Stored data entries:
══════
# Shanmuk4622/RL-Project-Heist-Architect-Adversarial-Reinforcement-Learning-Framework-CSE4019

Hardware: AMD Instinct MI355X
Metric: Solver env-steps/sec at 20×20, 4096 envs/GPU, 1/2/4/8 MI355X (higher is better)
Workload: dtype f64

## Files before the change

rl-project-heist-architect-adversarial-reinforcement-learning-framework-cse4019_amd/csrc/heist_env.hip:

```cpp
#include <type_traits>
#include <utility>

#include "heist_device.h"
#include "heist_fan_intervals.h"
#include "heist_trig.h"

#pragma clang fp contract(off)

namespace heist {

__constant__ double kSinCosTab[4 * HEIST_SINCOS_TAB_ROWS] = HEIST_SINCOS_TAB_INIT;
constexpr int kTabDoubles = 4 * HEIST_SINCOS_TAB_ROWS;

__device__ __forceinline__ int iabs_(int a) { return a < 0 ? -a : a; }
__device__ __forceinline__ int unpack_r(uint16_t v) { return v & 0xff; }
__device__ __forceinline__ int unpack_c(uint16_t v) { return v >> 8; }

__device__ __forceinline__ double py_mod360(double x) {
  if (x > 0.0 && x < 720.0) return x >= 360.0 ? x - 360.0 : x;
  double r = fmod(x, 360.0);
  if (r != 0.0) {
    if (r < 0.0) r += 360.0;
  } else {
    r = 0.0;
// ... 1976 lines not shown
  float2* uq = reinterpret_cast<float2*>(reinterpret_cast<unsigned char*>(tb) + align16(sizeof(TieBuckets)));
  const int n_chunk = (RC + 63) >> 6;
  const int nvis = (RC + 31) >> 5, WR = (nvis + 4) & ~3;
  uint16_t* togo = reinterpret_cast<uint16_t*>(uq + 128 * W);
  uint32_t* vrow = reinterpret_cast<uint32_t*>(togo + 2 * RC);
  const EnvBase eb = env_base(p, e);

  {
    EmitterRaw raw;
    prefetch<NT>(p, e, eb, L, raw);
    if (t < n_slot) rec[t] = raw;
  }
  for (int i = t; i < path_words; i += NT) L.path[i] = eb.paths[i];
  for (int i = t; i < (int)sizeof(TieBuckets) / 4; i += NT)
    reinterpret_cast<uint32_t*>(tb)[i] = reinterpret_cast<const uint32_t*>(&kTieBuckets_)[i];
  const EnvScalars s = p.scal[e];
  const int tick0 = uni(s.tick);
  int HK = p.max_steps - tick0;
  HK = HK < H ? HK : H;
  if (uni(s.done) || HK < 0) HK = 0;
  const int g = t - mc;
  const bool live_cam = t < s.n_cams, live_guard = g >= 0 && g < s.n_guards;
  bool cached = false;
  uint4 ca = make_uint4(0u, 0u, 0u, 0u), cb = ca;
  auto next_entry = [&](const Guard& gd) {
    int idx = gd.idx, slot = gd.hslot;
    if (gd.len >= 2) {
      idx += gd.step;
      if (idx >= gd.len) idx -= gd.len;
      slot = gd.nslot;
    }
    const uint4* src = reinterpret_cast<const uint4*>(eb.cones + cone_off(g, idx, slot));
    ca = src[0];
    cb = src[1];
  };
  auto take_entry = [&]() {
    Guard gd = as_guard(rec[t]);
    gd.nslot = (uint8_t)(cb.w >> 16);
    rec[t] = __builtin_bit_cast(EmitterRaw, gd);
    uint4* dst = reinterpret_cast<uint4*>(L.cone + 16 * g);
    dst[0] = ca;
    dst[1] = cb;
  };
  __syncthreads();
  if (HK > 0 && live_guard) {
    const Guard gd = as_guard(rec[t]);
    cached = gd.hslot != kUncached;
    if (cached) next_entry(gd);
  }

  const uint32_t cdiv = ((1u << 20) + (uint32_t)C - 1u) / (uint32_t)C;

  for (int k = 1; k <= HK; ++k) {
    Emit E;
    E.kind = -1;
    if (w0) {
      if (live_cam) {
        Cam cm = as_cam(rec[t]);
        cm.heading = py_mod360(cm.heading + cm.speed * 1.0);
        rec[t] = __builtin_bit_cast(EmitterRaw, cm);
        E = cam_emit(cm);
      } else if (live_guard) {
        Guard gd = as_guard(rec[t]);
        const bool moves = gd.len >= 2;
        int nidx = gd.idx;
        if (moves) {
          nidx += gd.step;
          if (nidx >= gd.len) nidx -= gd.len;
        }
        const uint16_t np = moves ? L.path[__umul24((uint32_t)g, (uint32_t)p.max_path) + (uint32_t)nidx] : gd.pos;
        if (cached) {
          if (moves) gd.hslot = gd.nslot;
        } else if (moves) {
          gd.heading = guard_heading_after(p, unpack_r(np) - unpack_r(gd.pos), unpack_c(np) - unpack_c(gd.pos),
                                           gd.heading);
        }
        gd.idx = (int16_t)nidx;
        gd.pos = np;
        rec[t] = __builtin_bit_cast(EmitterRaw, gd);
        E = guard_emit(gd);
        if (cached && !SOLO) take_entry();
      }
      publish_emitters(L, E, n_slot);
    }
    clear_planes<NT>(p, L, gvis, true);
    __syncthreads();
    if (live_guard && E.kind == 1) L.vis[L.at(E.row, E.col)] = 1;
    cast_rays<NT, D, false, true>(smem, L, p.ray_mode, 0, p.half_deg, tb, uq);
    if (SOLO && cached) take_entry();
    stamp_guard_cones<NT>(L, gvis, mc, mg, 0);
    __syncthreads();

    uint32_t* row = vis_out + ((size_t)(k - 1) * N + e) * WR;
    for (int ch = wave; ch < n_chunk; ch += W) {
      const int cell = 64 * ch + lane;
      bool on = false;
      if (cell < RC) {
        const int r = (int)(((uint32_t)cell * cdiv) >> 20), c = cell - r * C;
        const int a = L.at(r, c);
        on = (L.vis[a] | gvis[a]) != 0;
      }
      const unsigned long long m = __ballot(on);
      if (lane < 2 && 2 * ch + lane < WR) row[2 * ch + lane] = (uint32_t)(m >> (32 * lane));
    }
    for (int i = 2 * n_chunk + t; i < WR; i += NT) row[i] = 0u;
    if (w0 && live_guard && cached && k < HK) next_entry(as_guard(rec[t]));
    __syncthreads();
  }

  {
    const int q4 = WR >> 2;
    const uint4 z = make_uint4(0u, 0u, 0u, 0u);
    for (int i = t; i < (H - HK) * q4; i += NT) {
      const int r = HK + i / q4, q = i - (i / q4) * q4;
      reinterpret_cast<uint4*>(vis_out + ((size_t)r * N + e) * WR)[q] = z;
    }
  }
  if (togo_ticks_out)
    for (int k = HK; k < H; ++k) {
      int16_t* trow = togo_ticks_out + ((size_t)k * N + e) * RC;
      for (int x = t; x < RC; x += NT) trow[x] = (int16_t)-1;
    }
  if (HK == 0) {
    for (int x = t; x < RC; x += NT) {
      togo_out[(size_t)e * RC + x] = (int16_t)-1;
      action_out[(size_t)e * RC + x] = (int8_t)-1;
    }
    return;
  }

  __threadfence();
  for (int x = t; x < RC; x += NT) togo[(HK & 1) * RC + x] = (uint16_t)kNone;
  auto load_row = [&](int k) {
    return __hip_atomic_load(vis_out + ((size_t)k * N + e) * WR + (t < nvis ? t : 0), __ATOMIC_RELAXED,
                             __HIP_MEMORY_SCOPE_AGENT);
  };
  __syncthreads();
  {
    const uint32_t w = load_row(HK - 1);
    if (t < nvis) vrow[((HK - 1) & 1) * nvis + t] = w;
  }
  __syncthreads();
  const int vcell = p.vr * C + p.vc;
  for (int k = HK - 1; k >= 0; --k) {
    uint32_t ahead = 0u;
    if (k > 0) ahead = load_row(k - 1);
    const uint32_t* vk = vrow + (k & 1) * nvis;
    const uint16_t* nxt = togo + ((k + 1) & 1) * RC;
    uint16_t* cur = togo + (k & 1) * RC;
    int16_t* trow = togo_ticks_out ? togo_ticks_out + ((size_t)k * N + e) * RC : nullptr;
    for (int x = t; x < RC; x += NT) {
      uint32_t best = kNone;
      int act = -1;
      if (L.grid[x] != kWall) {
        const int r = (int)(((uint32_t)x * cdiv) >> 20), c = x - r * C;
        auto val = [&](int y) -> uint32_t {
          if ((vk[y >> 5] >> (y & 31)) & 1u) return kNone;
          if (y == vcell) return 1u;
          const uint32_t v = nxt[y];
          return v == kNone ? kNone : v + 1u;
        };
        auto moved = [&](bool inside, int y) { return inside && L.grid[y] != kWall ? y : x; };
        best = val(x);
        act = 0;
        uint32_t v = val(moved(r > 0, x - C));
        if (v < best) best = v, act = 1;
        v = val(moved(r + 1 < p.R, x + C));
        if (v < best) best = v, act = 2;
        v = val(moved(c > 0, x - 1));
        if (v < best) best = v, act = 3;
        v = val(moved(c + 1 < C, x + 1));
        if (v < best) best = v, act = 4;
        if (best == kNone) act = -1;
      }
      cur[x] = (uint16_t)best;
      if (trow) trow[x] = (int16_t)(uint16_t)best;
      if (k == 0) {
        togo_out[(size_t)e * RC + x] = (int16_t)(uint16_t)best;
        action_out[(size_t)e * RC + x] = (int8_t)act;
      }
    }
    if (k > 0 && t < nvis) vrow[((k - 1) & 1) * nvis + t] = ahead;
    __syncthreads();
  }
}


__device__ __forceinline__ void lds_dma16(const void* gsrc, uint32_t lds_dst) {
  unsigned keep;
  asm volatile("s_mov_b32 %0, m0\n\ts_mov_b32 m0, %2\n\ts_nop 0\n\tglobal_load_lds_dwordx4 %1, off\n\ts_mov_b32 m0, %0"
               : "=&s"(keep)
               : "v"(gsrc), "s"(lds_dst)
               : "memory");
}

template <int D, int PC>
__device__ __noinline__ void lean_tie_rays(unsigned char* smem, const FanTick* f, int n_tie, uint32_t cam_rc, int n_cams,
                                           const double* hd) {
  const int lane = threadIdx.x;
  for (int b0 = 0; b0 < n_tie; b0 += 64) {
    const int tr = b0 + lane < n_tie ? (int)f->tie[b0 + lane] : -1;
    for (int m = 0; m < n_cams; ++m) {
      Emit E;
      E.hmh = f->hmh;
      E.fov = f->fov;
      E.step = 0.0;
      E.range = f->range;
      E.num_rays = f->num_rays;
      const uint32_t rcm = (uint32_t)__builtin_amdgcn_readlane((int)cam_rc, m);
      E.row = (int)(rcm & 0xffu);
      E.col = (int)(rcm >> 8);
      E.first = 0;
      E.kind = 0;
      E.members = 1;
      if (tr >= 0) exact_ray<D>(smem, E, tr, PC, 0, hd);
    }
  }
}

template <int D, int PC>
__device__ __noinline__ void ivl_tie_rays(unsigned char* smem, int ray, double hmh, double fov, int num_rays,
                                          uint32_t rc, const double* hd) {
  Emit E;
  E.hmh = hmh;
  E.fov = fov;
  E.step = 0.0;
  E.range = kTieMaxRange;
  E.num_rays = num_rays;
  E.row = (int)(rc & 0xffu);
  E.col = (int)(rc >> 8);
  E.first = 0;
  E.kind = 0;
  E.members = 1;
  if (ray >= 0) exact_ray<D>(smem, E, ray, PC, 0, hd);
}
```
══════
Show every line in the entries where the string "hslot" occurs.

• _Written response_
    int idx = gd.idx, slot = gd.hslot;
    cached = gd.hslot != kUncached;
          if (moves) gd.hslot = gd.nslot;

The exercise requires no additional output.